The Sea-mat or Flustra (Flustra foliacea.)
1, Natural size. 2, Much magnified. s, Slit caused by drawing in of the animal a.
First, then, in the living specimen which I have here, those alcoves are not open as in the dead piece, but covered over with a transparent skin, in which, near the top of the alcove just where the curve begins, is a slit (s 2, Fig. 72). Unfortunately the membrane covering this alcove is too dense for you to distinguish the parts within. Presently, however, if you are watching a piece of this living leaf in a flat water-cell under the microscope, you will see the slit slowly open, and begin to turn as it were inside out, exactly like the finger of a glove, which has been pushed in at the tip, gradually rises up when you put your finger inside it. As this goes on, a bundle of threads appears, at first closed like a bud, but gradually opening out into a crown of tentacles (a, Fig. 72), each one clothed with hairs. Then you will see that the slit was not exactly a slit after all, but the round edge where the sac was pushed in. Ah! you will say, you are now showing me a polyp like those on the sertularian tree. Not so fast, my friend; you have not yet studied what is still under the covering skin and hidden in the living animal. I have, however, prepared a slide with this membrane removed (see Fig. 73), and there you can observe the different parts, and learn that each one of these alcoves contains a complete animal, and not merely one among many mouths, like the polyp on the Sertularia.
Fig. 73.
Diagram of the animal in the Flustra or Sea-mat.
1, Animal protruding. 2, Animal retracted in the sheath. sh, Covering sheath. s, Slit. t, Tentacles. m, Mouth. th, Throat. st, Stomach. i, Intestine. r, Retractor muscle. e, Egg-forming parts. g, Nerve-ganglion.
Each of these little beings (a, Fig 72) living in its alcove has a mouth, throat, stomach, intestine, muscles, and nerves starting from the ganglion of nervous matter, besides all that is necessary for producing eggs and sending forth young ones. You can trace all these under the microscope (see 2, Fig. 73) as the creature lies curiously doubled up in its bed, with its body bent in a loop; the intestine i, out of which the refuse food passes, coming back close up to the slit. When it is at rest, the top of the sac in which it lies is pulled in by the retractor muscle r, and looks, as I have said, like the finger of a glove with the top pushed in. When it wishes to feed, this top is drawn out by muscles running round the sac, and the tentacles open and wave in the water (1, Fig. 73).
Look now at the alcoves, the homes of these animals; see how tiny they are and how closely they fit together. Mr. Gosse, the naturalist, has reckoned that there are 6720 alcoves in a square inch; then if you turn the leaf over you will see that there is another set, fixed back to back with these, on the other side, making in all 13,440 alcoves. Now a moderate-sized leaf of flustra measures about three square inches, taking all the rounded lobes into account, so you will see we get 40,320 as a rough estimate of the number of beings on this one leaf. But if you look at this tuft I have brought, you will find it is composed of twelve such leaves, and this after all is a very small part of the mass growing round my pool.
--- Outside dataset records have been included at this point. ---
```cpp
__global__ __launch_bounds__(256) void scale_inv_kernel(const cplx *__restrict__ X, const cplx *__restrict__ alpha, cplx *__restrict__ Y, size_t total, int nb,
                                                        const unsigned char *__restrict__ cmask) {
    for (size_t e = (size_t)blockIdx.x * 256 + threadIdx.x; e < total; e += (size_t)gridDim.x * 256) {
        if (cmask && !cmask[(e % nb) >> 3]) continue;
        const double a = alpha[e % nb].x;
        const double s = (a > 1e-300) ? 1.0 / a : 0.0;
        const cplx x = X[e];
        Y[e] = cplx{x.x * s, x.y * s};
    }
}
void launch_scale_inv(const cplx *X, const cplx *alpha, cplx *Y, int64_t n, int nb, hipStream_t st, const unsigned char *cmask) {
    size_t total = (size_t)n * nb;
    if (!total) return;
    hipLaunchKernelGGL(scale_inv_kernel, dim3(grid_for(total)), dim3(256), 0, st, X, alpha, Y, total, nb, cmask);
    HIP_CHECK(hipGetLastError());
}

__global__ __launch_bounds__(256) void axpby1_kernel(cplx a, const cplx *x, cplx b, const cplx *y, cplx *out, size_t n, int conj_x) {
    for (size_t e = (size_t)blockIdx.x * 256 + threadIdx.x; e < n; e += (size_t)gridDim.x * 256) {
        cplx r = cmul(a, conj_x ? cconj(x[e]) : x[e]);
        cfma(r, b, y[e]);
        out[e] = r;
    }
}
void launch_axpby1(cplx a, const cplx *x, cplx b, const cplx *y, cplx *out, size_t n, hipStream_t st, int conj_x) {
    if (!n) return;
    hipLaunchKernelGGL(axpby1_kernel, dim3(grid_for(n)), dim3(256), 0, st, a, x, b, y, out, n, conj_x);
    HIP_CHECK(hipGetLastError());
}
__global__ __launch_bounds__(256) void colmajor_to_inter_kernel(const cplx *__restrict__ Xc, int64_t d, int r, cplx *__restrict__ Xi, int nb,
                                                                const int *__restrict__ perm) {
    const size_t total = (size_t)d * nb;
    for (size_t e = (size_t)blockIdx.x * 256 + threadIdx.x; e < total; e += (size_t)gridDim.x * 256) {
        const size_t row = e / nb;
        const int b = (int)(e - row * nb);
        const size_t src = perm ? (size_t)perm[row] : row;
        Xi[e] = (b < r) ? Xc[(size_t)b * d + src] : cplx{0.0, 0.0};
// ... 427 lines not shown
```

wavesandeigenvalues.jl_amd/csrc/wae_internal.h:

```cpp
#pragma once
#include <hip/hip_runtime.h>
#include <complex>
#include <cstdint>
#include <cstdio>
#include <cstring>
#include <stdexcept>
#include <string>
#include <vector>

#include "../../include/waehip.h"

typedef std::complex<double> zc;
typedef double2 cplx;

struct WaeError : std::runtime_error {
    int code;
    WaeError(int c, const std::string &m) : std::runtime_error(m), code(c) {}
};
void wae_set_error(const std::string &m);
int wae_internal_device(const wae_family *h);
hipStream_t wae_internal_stream(const wae_family *h);

#define HIP_CHECK(expr)                                                                                  \
    do {                                                                                                 \
// ... 192 lines not shown
void launch_jacobi0(const OpDev &op, const cplx *pc, int cps, const cplx *B, cplx *X, double jac_w, int nb, hipStream_t s,
                    const unsigned char *cmask = nullptr);
void launch_spmv_multi(const OpDev &op, const cplx *pc, const int *plane_col, const cplx *X, cplx *Y, int nb, hipStream_t s);

void launch_dense_assemble(const cplx *planes, int nplanes, int n, const cplx *pc, int nsys, int op,
                           cplx *Ainv, hipStream_t s);
void launch_dense_invert(cplx *Ainv, int n, int nsys, int *status, hipStream_t s);
void launch_dense_apply(const cplx *Ainv, int n, int cps, const cplx *X, cplx *Y, int nb, hipStream_t s, const unsigned char *cmask = nullptr);

void launch_fill_zero(cplx *X, size_t count, hipStream_t s);
void launch_copy(const cplx *X, cplx *Y, size_t count, hipStream_t s);
void launch_dots(const cplx *V, size_t stride, int nv, const cplx *W, int64_t n, int nb, cplx *partial, cplx *out, hipStream_t s,
                 const unsigned char *cmask = nullptr);
void launch_axpy_neg_multi(const cplx *V, size_t stride, int nv, const cplx *h, cplx *W, size_t wstride, int cnt, int64_t n, int nb, hipStream_t s);
void launch_axpy_neg(const cplx *V, size_t stride, int nv, const cplx *h, cplx *W, int64_t n, int nb, hipStream_t s,
                     const unsigned char *cmask = nullptr);
void launch_axpy_neg_norm(const cplx *V, size_t stride, int nv, const cplx *h, cplx *W, int64_t n, int nb, cplx *partial, cplx *norms,
                          hipStream_t s, const unsigned char *cmask = nullptr, const cplx *base = nullptr, cplx *inv_out = nullptr);
void launch_dots_scaled(const cplx *V, size_t stride, int nv, const cplx *W, int64_t n, int nb, cplx *partial, cplx *out, const cplx *scale,
                        hipStream_t s, const unsigned char *cmask = nullptr);
void launch_lincomb(const cplx *V, size_t stride, int nv, const cplx *y, cplx *Y, int64_t n, int nb, hipStream_t s);
void launch_lincomb_add(const cplx *V, size_t stride, int nv, const cplx *y, cplx *X, int64_t n, int nb, hipStream_t s);
void launch_norms(const cplx *X, int64_t n, int nb, cplx *partial, cplx *out, hipStream_t s, const unsigned char *cmask = nullptr);
void launch_scale_inv(const cplx *X, const cplx *alpha, cplx *Y, int64_t n, int nb, hipStream_t s, const unsigned char *cmask = nullptr);
void launch_axpby1(cplx a, const cplx *x, cplx b, const cplx *y, cplx *out, size_t n, hipStream_t s, int conj_x = 0);
void launch_add(const cplx *X, cplx *Y, size_t count, hipStream_t s);
void launch_colmajor_to_inter(const cplx *Xc, int64_t d, int r, cplx *Xi, int nb, hipStream_t s, const int *perm = nullptr);
void launch_inter_to_colmajor(const cplx *Xi, int nb, int64_t d, int r, cplx *Xc, hipStream_t s, const int *perm = nullptr);
void launch_replicate(const cplx *Vc, int64_t d, int l, cplx *Xi, int nb, hipStream_t s, const int *perm = nullptr);
void launch_prolong_add(const int *ptr, const int *col, const double *val, int64_t n, const cplx *Xc, cplx *X, int nb, hipStream_t s,
                        const unsigned char *cmask = nullptr);
void launch_dots_multi(const cplx *V, size_t sv, int nv, const cplx *W, size_t sw, int nw, int64_t n, int nb, cplx *partial, cplx *out,
                       hipStream_t s);
void launch_gather_rows(const cplx *X, const int *rows, int64_t nrows, int nb, cplx *out, hipStream_t s);
void launch_scatter_add_rows(const cplx *D, const int *rows, int64_t nrows, int nb, cplx *X, hipStream_t s);
void launch_extract_cols(const cplx *X, int nb, int off, int l, cplx *out, int64_t n, hipStream_t s);
void launch_lincomb_rep(const cplx *Q, size_t stride, int nv, const cplx *y, cplx *X, int64_t n, int nb, int l, hipStream_t s);
void launch_mask_cols(cplx *X, const cplx *keep, int64_t n, int nb, hipStream_t s);
void launch_beyn_accum(const cplx *Xi, int nb, int64_t d, int l, int nsys, const cplx *w, const cplx *z, int npow, cplx *A, hipStream_t s,
                       int lA = 0, int c0 = 0, const int *perm = nullptr);
void launch_pt_gemm_batch(const cplx *V, size_t stride, int k, const cplx *G, cplx *U, int64_t d, int T, int nb, hipStream_t s);
void launch_pt_spmv_batch(const OpDev &op, const cplx *pc, const int *plane_col, const cplx *U, int nin, cplx *Y, int nb, int accumulate,
                          hipStream_t s);
void launch_pt_axpby_cols(const cplx *coef, const cplx *x, const cplx *y, cplx *out, int64_t d, int nb, hipStream_t s);
void launch_pt_project(cplx *vk, const cplx *v0, const cplx *dots, int nd, int64_t d, int nb, hipStream_t s);
struct GmresDev {
    int nb, m, histcap;
    cplx *R;
    double *cs;
    cplx *sn;
    cplx *g;
    double *sv;
    cplx *vsq;
    int *conv, *steps, *iters, *histlen, *stalled;
    double *relres, *bnorm;
    double *hist;
// ... 17 lines not shown
```

Before: 4.364.

## Batch reduced-basis append projections and remove host round-trips

Restructures the reduced-basis snapshot append so the spmv results for up to four terms, together with the initial-vector projection, are projected against Q by a single new wide multi-RHS dots kernel. All results come back in one device-to-host copy instead of one per term. The norm thresholding moves into scale_inv on the device, which removes per-column syncs and uploads. For Hermitian terms, W storage keeps only the current block rather than the whole basis, which cuts memory. This adds a new kernel with larger partial buffers and more complex bookkeeping, and the non-fitting axpy path now allocates a temporary device buffer on every pass.

```diff
diff --git a/wavesandeigenvalues.jl_amd/csrc/debug.hip b/wavesandeigenvalues.jl_amd/csrc/debug.hip
--- a/wavesandeigenvalues.jl_amd/csrc/debug.hip
+++ b/wavesandeigenvalues.jl_amd/csrc/debug.hip
@@ -60,9 +60,10 @@
             break;
         case WAE_VEC_DOTS_MULTI: {
             const int nv = count_of(2), nw = count_of(3);
-            WAE_REQUIRE(nw >= 1 && nw <= 4, "nw in 1..4");
+            WAE_REQUIRE(nw >= 1 && nw <= DOTS_MAXW, "nw in 1..20");
             const cplx *V = need(0, span(nv, S(4), blk)), *W = need(1, span(nw, S(5), blk));
-            launch_dots_multi(V, (size_t)S(4), nv, W, (size_t)S(5), nw, n, (int)nb, want_partial(), need(2, (int64_t)nv * nw * nb), st);
+            partial.alloc(dots_multi_partial_count(nw, (int)nb));
+            launch_dots_multi(V, (size_t)S(4), nv, W, (size_t)S(5), nw, n, (int)nb, partial.p, need(2, (int64_t)nv * nw * nb), st);
             break;
         }
         case WAE_VEC_AXPY_NEG: case WAE_VEC_LINCOMB: case WAE_VEC_LINCOMB_ADD: {
diff --git a/wavesandeigenvalues.jl_amd/csrc/family.h b/wavesandeigenvalues.jl_amd/csrc/family.h
--- a/wavesandeigenvalues.jl_amd/csrc/family.h
+++ b/wavesandeigenvalues.jl_amd/csrc/family.h
@@ -12,6 +12,8 @@
     std::vector<int> kact;
     std::vector<zc> Hk;
     std::vector<zc> g;
+    std::vector<zc> herm;
+    std::vector<size_t> woff;
     DevBuf<cplx> W, Vi, hb, alpha, alpha2, ycoef;
     std::future<void> w_job;
     void wait_w() { if (w_job.valid()) w_job.get(); }
@@ -95,6 +97,22 @@
 static void require_solver(const wae_family *h) {
     if (!h->solver_ready) throw WaeError(WAE_ERR_INVALID, "wae_solver_setup has not been called");
 }
+constexpr int RB_BLOCK = 4;
+constexpr int RB_TERMS = 4;
+static bool plane_real_symmetric(const wae_family *h, int pl) {
+    const LevelOp &L0 = h->ops[0];
+    for (size_t g = 0; g < L0.groups.size(); ++g)
+        for (int q = 0; q < L0.groups[g].nplanes; ++q)
+            if (h->slot_plane[0][(size_t)L0.groups[g].plane0 + q] == pl && L0.groups[g].symmetric && L0.groups[g].is_real) return true;
+    return false;
+}
+static bool rb_term_hermitian(const wae_family *h, int kterm, zc *factor) {
+    static const bool herm_on = env_int("WAE_RB_HERMITIAN", 1) != 0;
+    const zc sc = h->term_scale[kterm];
+    if (!herm_on || sc == zc(0) || !plane_real_symmetric(h, h->term_plane[kterm])) return false;
+    *factor = sc / std::conj(sc);
+    return true;
+}
 static void plane_coeffs(const wae_family *h, const double *coeffs, int op, std::vector<zc> &pc) {
     pc.assign(h->nplanes, zc(0));
     for (int k = 0; k < h->T; ++k) pc[h->term_plane[k]] += h->term_scale[k] * zc(coeffs[2 * k], coeffs[2 * k + 1]);
diff --git a/wavesandeigenvalues.jl_amd/csrc/lib.hip b/wavesandeigenvalues.jl_amd/csrc/lib.hip
--- a/wavesandeigenvalues.jl_amd/csrc/lib.hip
+++ b/wavesandeigenvalues.jl_amd/csrc/lib.hip
@@ -816,10 +816,16 @@
         for (int p = 0; p < npts && !used; ++p) used = table[((size_t)p * T + k) * 2] != 0.0 || table[((size_t)p * T + k) * 2 + 1] != 0.0;
         if (used) R.kact.push_back(k);
     }
-    const size_t vecl = (size_t)h->d * l;
+    const size_t vecl = (size_t)h->d * l, nk = R.kact.size();
+    R.herm.assign(nk, zc(0));
+    R.woff.assign(nk, 0);
+    size_t need = 0;
+    for (size_t ki = 0; ki < nk; ++ki) {
+        R.woff[ki] = need;
+        need += (size_t)(rb_term_hermitian(h, R.kact[ki], &R.herm[ki]) ? RB_BLOCK : cap) * vecl;
+    }
     R.wait_w();
-    if (R.W.n < R.kact.size() * (size_t)cap * vecl) {
-        const size_t need = R.kact.size() * (size_t)cap * vecl;
+    if (R.W.n < need) {
         const int dev = h->device;
         RbState *Rp = &R;
         R.w_job = std::async(std::launch::async, [Rp, need, dev]() {
@@ -827,27 +833,29 @@
             Rp->W.alloc(need);
         });
     }
-    R.Hk.assign(R.kact.size() * (size_t)cap * cap * l, zc(0));
+    R.Hk.assign(nk * (size_t)cap * cap * l, zc(0));
     R.g.assign((size_t)cap * l, zc(0));
     if (R.Vi.n < vecl) R.Vi.alloc(vecl);
     HIP_CHECK(hipMemcpyAsync(R.Vi.p, Vinter, vecl * sizeof(cplx), hipMemcpyDeviceToDevice, h->stream));
     R.vi_valid = true;
-    if (R.hb.n < (size_t)4 * (cap + 4) * l) R.hb.alloc((size_t)4 * (cap + 4) * l);
+    const size_t hbn = (2 * nk * RB_BLOCK + 1) * (size_t)(cap + RB_BLOCK) * l;
+    if (R.hb.n < hbn) R.hb.alloc(hbn);
     if (R.alpha.n < (size_t)l) R.alpha.alloc(l);
     if (R.alpha2.n < (size_t)cap * l) R.alpha2.alloc((size_t)cap * l);
-}
-
-static void rb_append_block(wae_family *h, int cnt, const std::vector<std::vector<std::vector<zc>>> &pck) {
+    const size_t np = dots_multi_partial_count(RB_TERMS * RB_BLOCK + 1, l);
+    if (h->partial.n < np) h->partial.alloc(np);
+}
+
+static void rb_append_block(wae_family *h, int cnt) {
     RbState &R = h->rb;
     hipStream_t st = h->stream;
     const int64_t d = h->d;
     const int l = R.l, cap = R.cap, S = R.S;
-    const size_t vecl = (size_t)d * l;
-    std::vector<cplx> hh((size_t)(S + cnt) * cnt * l), n0((size_t)cnt * l), n1(l);
+    const size_t vecl = (size_t)d * l, nk = R.kact.size();
     const OpDev A0 = h->ops[0].dev(WAE_OP_N);
     cplx *qn = R.Q + (size_t)S * vecl;
-    for (int j = 0; j < cnt; ++j) launch_norms(qn + (size_t)j * vecl, d, l, h->partial.p, R.hb.p + (size_t)j * l, st);
-    rb_d2h(h, R.hb.p, n0.data(), (size_t)cnt * l);
+    cplx *n0 = R.alpha2.p;
+    for (int j = 0; j < cnt; ++j) launch_norms(qn + (size_t)j * vecl, d, l, h->partial.p, n0 + (size_t)j * l, st);
     static const bool multi_axpy = !(getenv("WAE_RB_MULTI_AXPY") && atoi(getenv("WAE_RB_MULTI_AXPY")) == 0);
     const bool fits = (size_t)S * cnt * l * sizeof(cplx) <= 60 * 1024;
     for (int pass = 0; pass < 2 && S > 0; ++pass) {
@@ -856,13 +864,14 @@
             launch_axpy_neg_multi(R.Q, vecl, S, R.hb.p, qn, vecl, cnt, d, l, st);
             continue;
         }
-        rb_d2h(h, R.hb.p, hh.data(), (size_t)S * cnt * l);
-        std::vector<cplx> cj((size_t)S * l);
+        std::vector<cplx> hh((size_t)S * cnt * l), cj((size_t)S * l);
+        rb_d2h(h, R.hb.p, hh.data(), hh.size());
+        DevBuf<cplx> cdev;
         for (int j = 0; j < cnt; ++j) {
             for (int i = 0; i < S; ++i)
                 for (int c = 0; c < l; ++c) cj[(size_t)i * l + c] = hh[((size_t)i * cnt + j) * l + c];
-            R.alpha2.upload(cj.data(), cj.size(), st);
-            launch_axpy_neg(R.Q, vecl, S, R.alpha2.p, qn + (size_t)j * vecl, d, l, st);
+            cdev.upload(cj.data(), cj.size(), st);
+            launch_axpy_neg(R.Q, vecl, S, cdev.p, qn + (size_t)j * vecl, d, l, st);
             HIP_CHECK(hipStreamSynchronize(st));
         }
     }
@@ -872,79 +881,76 @@
             launch_dots(qn, vecl, j, q, d, l, h->partial.p, R.hb.p, st);
             launch_axpy_neg(qn, vecl, j, R.hb.p, q, d, l, st);
         }
-        launch_norms(q, d, l, h->partial.p, R.hb.p, st);
-        rb_d2h(h, R.hb.p, n1.data(), l);
+        launch_norms(q, d, l, h->partial.p, R.alpha.p, st);
+        launch_scale_inv(q, R.alpha.p, q, d, l, st, nullptr, n0 + (size_t)j * l);
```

Was I wrong, then, when I said that my miniature ocean contains as many millions of beings as there are stars in the heavens?
You will want to know how these leaves grew, and it is in this way. First a little free swimming animal, a mere living sac provided with lashes, settles down and grows into one little horny alcove, with its live creature inside, which in time sends off from it three to five buds, forming alcoves all round the top and sides of the first one, growing on to it. These again bud out, and you can thus easily understand that, in this way, in time a good-sized leaf is formed. Meanwhile the creatures also send forth new swimming cells, which settle down near to begin new leaves, and thus a tuft is formed; and long after the beings in earlier parts of the leaf have died and left their alcoves empty, those round the margin are still alive and spreading.